Base calling of the raw MinION data was performed with the cloud-based Metrichor™ Agent. Base calling data were retrieved in the fast5 format and automatically sorted into two folders, one containing full-length “passed” 2D reads (based on alignment of two 1D reads and base calling of the resulting consensus) and the other containing partial “failed” 2D reads, template 1D reads and complement 1D reads.

Read assessment

To assess potential bias in pentanucleotide base-calling, 5mers (both strands) were extracted using Jellyfish (v. 1.1.10)³⁸. Frequencies of each 5mer were compared between raw reads and the reference and plotted in a scatterplot. The length and GC content of reads was obtained using the infoseq program in the EMBOSS package (6.4.0)³⁹. The GC content of assemblies was obtained using a custom perlscript to obtain a GC datapoint every 1 kb (window size = 1 kb).

Alignments

Alignment of reads, both raw and corrected, to the reference was done using BWA-MEM (v. 0.7.12) with parameters adjusted for the Oxford Nanopore 2D read type (“-x ont2d”) which implements several parameter changes (“-k14 -W20 -r10 -A1 -B1 -O1 -E1 -L0”). The percent read aligned and the percent identity of all primary alignments, which are only soft-clipped in BWA-MEM, were calculated as follows. The percent read aligned was calculated as the aligned read length divided by the total read length where the aligned read length was calculated as the length of the query minus soft-clipped bases. The percent identity was calculated as the number of matches (obtained by adding up all numbers in the MD tag) divided by the aligned read length.
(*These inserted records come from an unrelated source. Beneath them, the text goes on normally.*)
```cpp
int skm_build_counters(skm_build* b, uint64_t* out, int cap) {
    if (!b || !out) return SKM_E_ARG;
    auto us = [](double sec) { return (uint64_t)(sec * 1e6); };
    const uint64_t v[46] = {b->n_windows, b->n_kept, b->n_overflow, b->n_jobs, b->n_lens, b->nseq, b->n_local,
                            b->ovf_elems, b->ovf_kept, b->n_big, b->big_kept, 1ull << b->pass_bits, b->valid_total,
                            b->giant_jobs, b->giant_max, b->n_redo, b->tot_cap, b->split_cap, b->long_cap,
                            b->long_jobs_cap, b->demand[0], b->demand[1], b->demand[2], b->demand[3],
                            b->long_samples, b->routed, us(b->add_s), us(b->prep_upload_s), us(b->prep_plan_s),
                            us(b->prep_rest_s), b->pass_bits ? (1ull << b->pass_bits) / b->emit_g : 0ull, us(b->add_pack_s),
                            us(b->add_wait_s), us(b->handoff.total_s), us(b->handoff.wait_s),
                            us(b->handoff.copy_s), b->handoff.chunks, (uint64_t)(1e3 * b->handoff.select_ms),
                            (uint64_t)(1e3 * b->handoff.sort_ms), (uint64_t)(1e3 * b->handoff.gather_ms),
                            (uint64_t)(1e3 * b->handoff.d2h_ms), b->handoff.max_chunk,
                            (uint64_t)b->handoff.wide_index, b->kept_cap, b->free_after_prepare,
                            (uint64_t)b->rot};
    int n = std::min(cap, 46);
    for (int i = 0; i < n; ++i) out[i] = v[i];
    return n;
}

int skm_build_set_kernel_timing(skm_build* b, int enable, const char* only) {
    SKM_API_BEGIN
    SKM_CHECK(b, SKM_E_ARG, "null build");
    b->kt_mode = enable ? 1 : 0;
    b->kt_only = only ? std::string(only) : std::string();
    SKM_API_END
}

int skm_build_kernel_timings(skm_build* b, char* names, size_t names_cap, float* ms, uint64_t* launches, int cap) {
    if (!b) return SKM_E_ARG;
    const int n = (int)b->kt_names.size();
// ... 242 lines not shown
    for (int k = 0; k < 2; ++k) {
        if (b->ev_ovf_done[k]) (void)hipEventDestroy(b->ev_ovf_done[k]);
        if (b->ev_main_done[k]) (void)hipEventDestroy(b->ev_main_done[k]);
    }
    for (auto& e : b->ev_tail)
        if (e) (void)hipEventDestroy(e);
    for (auto& e : b->ev_giant)
        if (e) (void)hipEventDestroy(e);
    for (auto& e : b->kt_pool) (void)hipEventDestroy(e);
    for (int i = 0; i < 2; ++i) {
        if (b->st_busy[i] && b->st_ev[i]) (void)hipEventSynchronize(b->st_ev[i]);
        if (b->st_pin[i]) (void)hipHostFree(b->st_pin[i]);
        if (b->st_ev[i]) (void)hipEventDestroy(b->st_ev[i]);
    }
    if (b->ev_split) (void)hipEventDestroy(b->ev_split);
    if (b->ev_start) (void)hipEventDestroy(b->ev_start);
    for (int g = 0; g < skm_build::GSLOTS; ++g) {
        if (b->gst[g]) {
            (void)hipStreamSynchronize(b->gst[g]);
            (void)hipStreamDestroy(b->gst[g]);
        }
        if (b->gev_ready[g]) (void)hipEventDestroy(b->gev_ready[g]);
        if (b->gev_done[g]) (void)hipEventDestroy(b->gev_done[g]);
    }
    if (b->stx) {
        (void)hipStreamSynchronize(b->stx);
        (void)hipStreamDestroy(b->stx);
    }
    if (b->ev_staged) (void)hipEventDestroy(b->ev_staged);
    if (b->ev_emit) (void)hipEventDestroy(b->ev_emit);
// ... 29 lines not shown
```

Measured before the change: 11.24 billion.

## Route light overflow sub-buckets through a shared-memory kernel on a side stream

Adds a k_ovf_light kernel that runs on stream st3 after the split. It takes overflow entries that fit in CAP and processes them with the same LDS-based process_sub path as the main bucket kernel, so they no longer go through the generic overflow and chain path. The split kernel now compacts the light remainder in place in the source buffers instead of copying it to scratch, which removes a scratch copy. The change adds cross-stream event dependencies and an in-place write with a __syncthreads to avoid read/write hazards. It also adds counters for the light path.

```diff
diff --git a/signature_kmers_amd/__init__.py b/signature_kmers_amd/__init__.py
--- a/signature_kmers_amd/__init__.py
+++ b/signature_kmers_amd/__init__.py
@@ -307,8 +307,8 @@
         return self.counters()["passes"]
 
     def counters(self) -> dict:
-        v = (C.c_uint64 * 46)()
-        n = lib().skm_build_counters(self._h, v, 46)
+        v = (C.c_uint64 * 48)()
+        n = lib().skm_build_counters(self._h, v, 48)
         names = ["windows", "kept", "overflow_subbuckets", "chain_jobs", "chain_samples", "sequences", "grouped",
                  "overflow_elements", "overflow_kept", "big_groups", "big_kept", "passes", "valid", "giant_chains",
                  "giant_max", "redone", "cap_overflow_scratch", "cap_split", "cap_long_samples", "cap_long_jobs",
@@ -317,7 +317,7 @@
                  "pass_groups", "add_pack_us", "add_dma_wait_us", "finish_us", "finish_wait_us", "finish_copy_us",
                  "finish_chunks", "finish_select_dev_us", "finish_sort_dev_us", "finish_gather_dev_us",
                  "finish_d2h_dev_us", "finish_max_chunk", "finish_wide_index", "kept_cap",
-                 "free_after_prepare", "recs_rot"]
+                 "free_after_prepare", "recs_rot", "overflow_light_subbuckets", "overflow_light_elements"]
         return {names[i]: int(v[i]) for i in range(n)}
 
     def debug_jobs(self, k: int = 64) -> list:
diff --git a/signature_kmers_amd/csrc/skm_build.hip b/signature_kmers_amd/csrc/skm_build.hip
--- a/signature_kmers_amd/csrc/skm_build.hip
+++ b/signature_kmers_amd/csrc/skm_build.hip
@@ -654,6 +654,8 @@
     RUN_DEM_LJOBS = 11,
     RUN_LONG_WANT = 12,
     RUN_LONG_WANTJ = 13,
+    RUN_ACC_LIGHT_SUB = 14,
+    RUN_ACC_LIGHT_ELEMS = 15,
     RUN_ACC_NOVF = 16,
     RUN_ACC_JOBS = 17,
     RUN_ACC_LENS = 18,
@@ -678,6 +680,7 @@
     PLAN_Q_SPLIT = 4,
     PLAN_Q_HEAVY = 5,
     PLAN_Q_REST = 6,
+    PLAN_Q_LIGHT = 7,
     PLAN_SLOTS = 8
 };
 
@@ -2241,6 +2244,7 @@
     unsigned long long* stamps;
     uint64_t* big_desc;
     uint32_t big_cap;
+    unsigned long long* big_ctr;
     int prio;
     int pshift;
     int flag_check;
@@ -2457,7 +2461,7 @@
     }
 }
 
-__device__ __forceinline__ void process_sub(const uint64_t* __restrict__ src_hi, const uint64_t* __restrict__ src_lo,
+__device__ __forceinline__ uint32_t process_sub(const uint64_t* __restrict__ src_hi, const uint64_t* __restrict__ src_lo,
                                             uint32_t n, const BucketArgs& A, uint64_t hprefix, const SubLds& L) {
     const uint32_t tid = threadIdx.x, nt = blockDim.x;
     const uint32_t EMPTY = 0xFFFFFFFFu;
@@ -2566,7 +2570,7 @@
         tstart[7] = acc;
     }
     unsigned long long big_base = 0;
-    if (tid == 0 && cstart[7] > cstart[6]) big_base = atomicAdd(&A.ctr[5], (unsigned long long)(cstart[7] - cstart[6]));
+    if (tid == 0 && cstart[7] > cstart[6]) big_base = atomicAdd(A.big_ctr, (unsigned long long)(cstart[7] - cstart[6]));
     __syncthreads();
     for (uint32_t g = tid; g < G; g += nt) {
         const uint32_t a = L.goff[L.glist[g]];
@@ -2688,40 +2692,52 @@
     }
     __syncthreads();
     SKM_STAMP(8);
+    return nkept;
+}
+
+struct SubMem {
+    uint64_t hi[CAP];
+    uint64_t lo[CAP];
+    uint32_t tab[TAB];
+    __align__(16) uint16_t slot[CAP];
+    __align__(16) uint16_t rank[CAP];
+    __align__(16) uint16_t goff[CAP];
+    __align__(16) uint16_t glist[CAP];
+    __align__(16) uint16_t order[CAP];
+    __align__(16) uint16_t big[CAP / 2];
+    __align__(16) uint32_t wave[48];
+    uint32_t nbig;
+    uint64_t tlast;
+    uint32_t ccnt[24];
+};
+
+__device__ __forceinline__ SubLds sub_lds(SubMem& m) {
+    SubLds L;
+    L.ccnt = m.ccnt;
+    L.tlast = &m.tlast;
+    if (threadIdx.x == 0) m.tlast = __builtin_amdgcn_s_memtime();
+    L.hi = m.hi;
+    L.lo = m.lo;
+    L.tab = m.tab;
+    L.slot = m.slot;
+    L.rank = m.rank;
+    L.goff = m.goff;
+    L.glist = m.glist;
+    L.order = m.order;
+    L.big = m.big;
+    L.wave = m.wave;
+    L.nbig = &m.nbig;
+    L.lens32 = nullptr;
+    L.lens_sel = 0;
+    return L;
 }
 
 __global__ __launch_bounds__(BPK_THREADS, BPK_WAVES_EU) void k_bucket_process(BucketArgs A) {
     static_assert(CAP % BPK_THREADS == 0, "emit assigns CAP / BPK_THREADS elements per thread");
-    __shared__ uint64_t s_hi[CAP];
-    __shared__ uint64_t s_lo[CAP];
-    __shared__ uint32_t s_tab[TAB];
+    __shared__ SubMem s_mem;
     __shared__ uint32_t s_sub[(1 << MAX_B2) + 1];
-    __align__(16) __shared__ uint16_t s_slot[CAP];
-    __align__(16) __shared__ uint16_t s_rank[CAP];
-    __align__(16) __shared__ uint16_t s_goff[CAP];
-    __align__(16) __shared__ uint16_t s_glist[CAP];
-    __align__(16) __shared__ uint16_t s_order[CAP];
-    __align__(16) __shared__ uint16_t s_big[CAP / 2];
-    __shared__ __align__(16) uint32_t s_wave[48];
-    __shared__ uint32_t s_nbig;
-    __shared__ uint64_t s_tlast;
-    __shared__ uint32_t s_ccnt[24];
     if (A.skip && *A.skip) return;
-    SubLds L;
-    L.ccnt = s_ccnt;
-    L.tlast = &s_tlast;
-    if (threadIdx.x == 0) s_tlast = __builtin_amdgcn_s_memtime();
-    L.hi = s_hi;
-    L.lo = s_lo;
-    L.tab = s_tab;
-    L.slot = s_slot;
-    L.rank = s_rank;
-    L.goff = s_goff;
-    L.glist = s_glist;
-    L.order = s_order;
-    L.big = s_big;
-    L.wave = s_wave;
-    L.nbig = &s_nbig;
+    SubLds L = sub_lds(s_mem);
 
     const uint32_t bucket = blockIdx.x;
     if (bucket >= A.nbuckets) return;
@@ -3224,8 +3240,8 @@
         if (e.n == 0) return;
         if ((A.diag & 32) && e.n <= (uint32_t)CAP) return;
         if ((A.diag & 64) && e.n > (uint32_t)CAP) return;
-        const uint64_t* src_hi = (e.src == 2 ? S.hi : e.src ? A.tmp_hi : A.recs_hi) + e.off;
-        const uint64_t* src_lo = (e.src == 2 ? S.lo : e.src ? A.tmp_lo : A.recs_lo) + e.off;
+        const uint64_t* src_hi = (e.src ? A.tmp_hi : A.recs_hi) + e.off;
+        const uint64_t* src_lo = (e.src ? A.tmp_lo : A.recs_lo) + e.off;
         uint64_t* ghi = S.hi + e.scratch;
         uint64_t* glo = S.lo + e.scratch;
         uint32_t* heads = S.heads + e.scratch;
@@ -3472,6 +3488,7 @@
 constexpr uint32_t SPLIT_MAXH = 256;
 constexpr uint32_t HEAVY_WG = 512;
 constexpr uint32_t HEAVY_GRID = 1024;
+constexpr uint32_t LIGHT_GRID = 128;
 
 struct HeavyKey {
     uint64_t off;
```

Coverage and variant calling

To find regions of low or no coverage and to compare coverage to GC levels, the coverage of each nt was generated from the alignment files (see above) using the Bio::DB::Sam perl module and a custom perlscript. For comparisons to GC content, coverage datapoints every 1 kb were used to match the 1 kb GC windows that were generated (see above).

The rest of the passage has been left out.